New design boosts performance in radical-based OLEDs

The development of luminescent organic radicals has resulted in materials with excellent optical properties for near-infrared (NIR) emission, like organic light-emitting diodes (OLEDs). Light generation in this range could be used for healthcare diagnosis and treatment to surveillance, communications and other security applications.

Although an external quantum efficiency greater than 20% in electroluminescence has been demonstrated for visible-light OLEDs, and commercial displays are commonplace, the performance of NIR OLEDs is generally limited to 5% external quantum efficiency using fully organic emitters with emission peak wavelengths at 800 nm and longer. The materials approach and mechanisms for efficient visible-light OLEDs by maximizing luminescence from singlet and triplet excitons have not translated to efficient NIR OLEDs.

Doublet fluorescence from organic radicals is an emerging basis for highly efficient NIR light-emitting devices that exploit favourable optical, electronic and spin properties for optoelectronics. Luminescent organic radicals can have high photoluminescence quantum yield in the NIR range. Almost 100% internal quantum efficiency for electroluminescence was demonstrated in radical OLEDs exploiting tris(2,4,6-trichlorophenyl)methyl (TTM)-based radicals. This performance shows that using the doublet-spin manifold in radicals for luminescence can circumvent the typical efficiency limits (25% internal quantum efficiency) arising from the formation of singlet and triplet excitons in standard closed-shell molecule-based devices.

Although the unpaired electron arrangements of radicals enable efficient radiative transitions within the doublet-spin manifold in organic light-emitting diodes, their performance is limited by non-radiative pathways introduced in electroluminescence.

OLEDs

Now, a team of researchers uses 1 a host–guest design for organic light-emitting diodes that exploits energy transfer with a boost of external quantum efficiency for 800 nm emission. The tris(2,4,6-trichlorophenyl)methyl-triphenyl-amine radical guest is energy-matched to the triplet state in a charge-transporting anthracene-derivative host.

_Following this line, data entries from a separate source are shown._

template <bool SMALL = false, int W = 32>
__device__ __forceinline__ void row_phase_b2(const FusedArgs &a, const RobotView &rv, const EvalSmem &es,
                                             const unsigned char *smem_blob, int lane, int e, const RowB1 &r,
                                             float cs_cost, float pose_c) {
  if (r.fmax > 0.0f && lane == 0) {
    const float4 pi = es.sph[r.bi], pj = es.sph[r.bj];
    const float w = a.cfg.self_weight;
    float4 gi = es.gsph[r.bi], gj = es.gsph[r.bj];
    const float gx = w * (pj.x - pi.x), gy = w * (pj.y - pi.y), gz = w * (pj.z - pi.z);
    gi.x += gx;
    gi.y += gy;
    gi.z += gz;
    gj.x -= gx;
    gj.y -= gy;
    gj.z -= gz;
    es.gsph[r.bi] = gi;
    es.gsph[r.bj] = gj;
  }
  row_sync<W>();
  float *gq = a.grad_q + (size_t)e * rv.D;
  if (!warp_fk_backward_sparse<SMALL, W>(rv, es, lane, gq, r.nnz)) warp_fk_backward_cold<W>(smem_blob, a.blob, es.cumul, lane, gq);
  const float tot = warp_sum<W>(cs_cost + pose_c + r.scene_c) + r.self_c;
  if (lane == 0) a.cost[e] = tot;
  row_sync<W>();
}

template <int SCENE, bool SPLINE, int MINB = kMinCtas, int ROWS = 1>
__global__ void __launch_bounds__(kWarpsPerCta * 32, MINB) rollout_fused_kernel(const __grid_constant__ FusedArgs a) {
  static_assert(ROWS == 1 || (ROWS == 2 && MINB == 3 && !SPLINE), "paired rows: arm build only");
  constexpr int W = 32 / ROWS;
  CB200_EXTERN_SHARED __align__(128) unsigned char smem[];
  __shared__ unsigned long long mbar;
  stage_blob_to_smem(smem, a.blob, (uint32_t)a.blob_smem_bytes, &mbar);
  const int warp = threadIdx.x >> 5, lane = threadIdx.x & (W - 1), nwarps = blockDim.x >> 5;
  const int half = ROWS == 1 ? 0 : (int)(threadIdx.x >> 4) & 1;
  const bool leader = (threadIdx.x & 31) == 0;
  float *base = reinterpret_cast<float *>(smem + a.blob_smem_bytes) + (size_t)(warp * ROWS + half) * a.eval_floats;
  const int N = a.B * a.H;
  const int stride = gridDim.x * nwarps;
  int u = blockIdx.x * nwarps + warp;
  while (u * ROWS < N) {
    const int e = u * ROWS + half;
    if (ROWS == 1 || e < N) {
      int b = e, h = 0;
      if (a.H != 1) {
        b = e / a.H;
        h = e - b * a.H;
      }
      const RobotView rv = make_robot_view(smem, a.blob);
      const EvalSmem es = carve_eval_smem(base, rv.nl, rv.D, rv.S, rv.L, rv.n_cl);
      float cs_cost = 0.0f, pose_c = 0.0f;
      row_phase_a<SPLINE, W>(a, rv, es, lane, e, b, h, cs_cost, pose_c);
      const RowB1 r = row_phase_b1<false, SCENE, MINB != 3, W>(a, rv, es, lane, e, b, nullptr, nullptr);
      row_phase_b2<MINB == 3, W>(a, rv, es, smem, lane, e, r, cs_cost, pose_c);
    }
    if (a.work_counter != nullptr) {
      int nxt = 0;
      if (leader) nxt = stride + atomicAdd(a.work_counter, 1);
      u = __shfl_sync(kFull, nxt, 0);
    } else {
      u += stride;
    }
  }
  if (a.work_counter != nullptr && leader) {
    __threadfence();
    if (atomicAdd(a.work_counter + 1, 1) == stride - 1) {
      a.work_counter[0] = 0;
      a.work_counter[1] = 0;
    }
  }
}

constexpr int kBigWarps = 16;

template <int SCENE, bool SMALL = false>
__device__ __forceinline__ RowB1 row_phase_b1_list(const FusedArgs &a, const RobotView &rv, const EvalSmem &es, int lane, int e,
                                                   int b, int &n_list, bool &dense) {
  const cb200_rollout_cfg &cfg = a.cfg;
  const int S = rv.S;
  RowB1 r{0.0f, 0.0f, 0.0f, 0, 0, 0};
  n_list = 0;
  dense = false;
  if (cfg.self_weight > 0.0f && rv.P > 0) {
    r.fmax = warp_self_collision_tiles<false, !SMALL>(rv, es, lane, r.bi, r.bj);
    r.self_c = (r.fmax > 0.0f) ? 0.5f * cfg.self_weight * r.fmax : 0.0f;
  }
  if (a.self_cost && lane == 0) a.self_cost[e] = r.self_c;
  __syncwarp();
  const bool do_scene = SCENE != 0 && cfg.scene_weight > 0.0f;
  const int env = (a.env_query_idx != nullptr) ? __ldg(a.env_query_idx + b) : 0;
  int ce = 0, ncub = 0;
  bool cull = false;
  if ((SCENE & 1) && do_scene && (!(SCENE & 4) || a.cuboids.inv_pose != nullptr)) {
    ce = env < a.cuboids.num_envs ? env : 0;
    ncub = a.cuboids.count[ce];
    if (ncub > a.cuboids.max_n) ncub = a.cuboids.max_n;
// ... 1422 lines not shown
      if (d > best) {
        best = d;
        arg = i;
      }
    }
    return best;
  };
  int arg;
  double best_R = farthest(c, arg), best_c[3] = {c[0], c[1], c[2]};
  for (int it = 1; it <= 200; ++it) {
    const double R = farthest(c, arg);
    if (R < best_R) {
      best_R = R;
      for (int k = 0; k < 3; ++k) best_c[k] = c[k];
    }
    const double dx = bx[arg] - c[0], dy = by[arg] - c[1], dz = bz[arg] - c[2];
    const double d = std::sqrt(dx * dx + dy * dy + dz * dz);
    if (d < 1e-12) break;
    const double mv = std::min(R / (it + 1.0), d) / d;
    c[0] += dx * mv;
    c[1] += dy * mv;
    c[2] += dz * mv;
  }
  const double Rf = farthest(best_c, arg);
  out[0] = (float)best_c[0];
  out[1] = (float)best_c[1];
  out[2] = (float)best_c[2];
  double cr[3] = {(double)out[0], (double)out[1], (double)out[2]};
  const double Rr = farthest(cr, arg);
  out[3] = (float)(std::max(Rf, Rr) * (1.0 + 1e-4) + 1e-5);
}

static thread_local int g_last_variant = 0;

extern "C" {

int cb200_abi_version(void) { return CB200_ABI_VERSION; }
int cb200_last_rollout_variant(void) { return g_last_variant; }
int cb200_sm_arch(void) { return 90; }
const char *cb200_error_string(int err) { return cudaGetErrorString((cudaError_t)err); }

int cb200_device_info(int device, int *sm_count, int *max_smem_optin) {
  cudaError_t e = cudaDeviceGetAttribute(sm_count, cudaDevAttrMultiProcessorCount, device);
  if (e != cudaSuccess) return ret(e);
  return ret(cudaDeviceGetAttribute(max_smem_optin, cudaDevAttrMaxSharedMemoryPerBlockOptin, device));
}

int cb200_kinematics_forward_spheres(float *link_pos, float *link_quat, float *batch_robot_spheres,
                                     float *batch_center_of_mass, float *global_cumul_mat, const float *joint_vec,
                                     const float *fixed_transform, const float *robot_spheres,
                                     const float *link_masses_com, const int8_t *joint_map_type,
                                     const int16_t *joint_map, const int16_t *link_map, const int16_t *tool_frame_map,
                                     const int16_t *link_sphere_map, const float *joint_offset_map,
                                     const int32_t *env_query_idx, int num_envs, int batch_size, int horizon,
                                     int n_joints, int num_spheres, int num_links, int n_tool_frames,
                                     int write_global_cumul, int compute_com, cb200_stream_t stream) {
  CB200_DEVICE_GUARD(joint_vec);
  if (batch_size < 0 || num_links < 1 || horizon < 1) return ret(cudaErrorInvalidValue);
  if (compute_com != 0 && (batch_center_of_mass == nullptr || link_masses_com == nullptr)) return ret(cudaErrorInvalidValue);
  if (batch_size == 0) return ret(cudaSuccess);
  KinFwdArgs a{link_pos, link_quat, batch_robot_spheres, global_cumul_mat, joint_vec, fixed_transform, robot_spheres,
               joint_offset_map, joint_map_type, joint_map, link_map, tool_frame_map, link_sphere_map, env_query_idx,
               num_envs, batch_size, horizon, n_joints, num_spheres, num_links, n_tool_frames, write_global_cumul,
               link_masses_com, batch_center_of_mass};
  const size_t smem = (size_t)kWarpsPerCta * num_links * 12 * sizeof(float);
  void (*kern)(const KinFwdArgs) = compute_com != 0 ? kin_forward_kernel<true> : kin_forward_kernel<false>;
  if (smem > 48 * 1024) {
    cudaError_t e = cudaFuncSetAttribute(kern, cudaFuncAttributeMaxDynamicSharedMemorySize, (int)smem);
    if (e != cudaSuccess) return ret(e);
  }
  const int grid = persistent_grid(kern, kWarpsPerCta * 32, smem, (batch_size + kWarpsPerCta - 1) / kWarpsPerCta);
// ... 408 lines not shown
          lps.push_back((uint32_t)a | ((uint32_t)b << 16));
          covered += (long long)(cl_start[a + 1] - cl_start[a]) * (cl_start[b + 1] - cl_start[b]);
        }
      }
      ok = ok && covered == P && (int)lps.size() <= lp_cap(sz);
    }
    if (ok) {
      std::sort(lps.begin(), lps.end(), [](uint32_t x, uint32_t y) {
        return ((x & 0xffffu) != (y & 0xffffu)) ? (x & 0xffffu) < (y & 0xffffu) : (x >> 16) < (y >> 16);
      });
      BlobHeader *hh = reinterpret_cast<BlobHeader *>(o);
      hh->n_cl = n_cl;
      hh->n_lp = (int32_t)lps.size();
      int16_t *cll = reinterpret_cast<int16_t *>(o + h.off_cl_link);
      int16_t *cls = reinterpret_cast<int16_t *>(o + h.off_cl_start);
      float *clb = reinterpret_cast<float *>(o + h.off_cl_bound);
      for (int a = 0; a < n_cl; ++a) {
        cll[a] = (int16_t)cl_link[a];
        cls[a] = (int16_t)cl_start[a];
        bounding_ball(link_spheres, sphere_padding, cl_start[a], cl_start[a + 1], clb + 4 * a, n_cfg, S);
        bounding_ball(link_spheres, nullptr, cl_start[a], cl_start[a + 1],
                      reinterpret_cast<float *>(o + h.off_cl_bound_scene) + 4 * a, n_cfg, S);
      }
      cls[n_cl] = (int16_t)S;
      memcpy(o + h.off_lp, lps.data(), lps.size() * 4);
      for (int s0 = 0; s0 < S; ++s0) o[h.off_sph_cl + s0] = (unsigned char)cl_of_sphere[s0];
    }
  }
  return total;
}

The researchers show from optical spectroscopy and quantum-chemical modelling that reversible host–guest triplet–doublet energy transfer allows efficient harvesting of host triplet excitons.

The luminescent NIR radical system is implemented in high-performing OLEDs with a maximum external quantum efficiency of 9.6% for electroluminescence at 800 nm that operate to the high maximum radiance of ∼68,000 mW sr−1 m−2, with low efficiency roll-off and enhanced stability.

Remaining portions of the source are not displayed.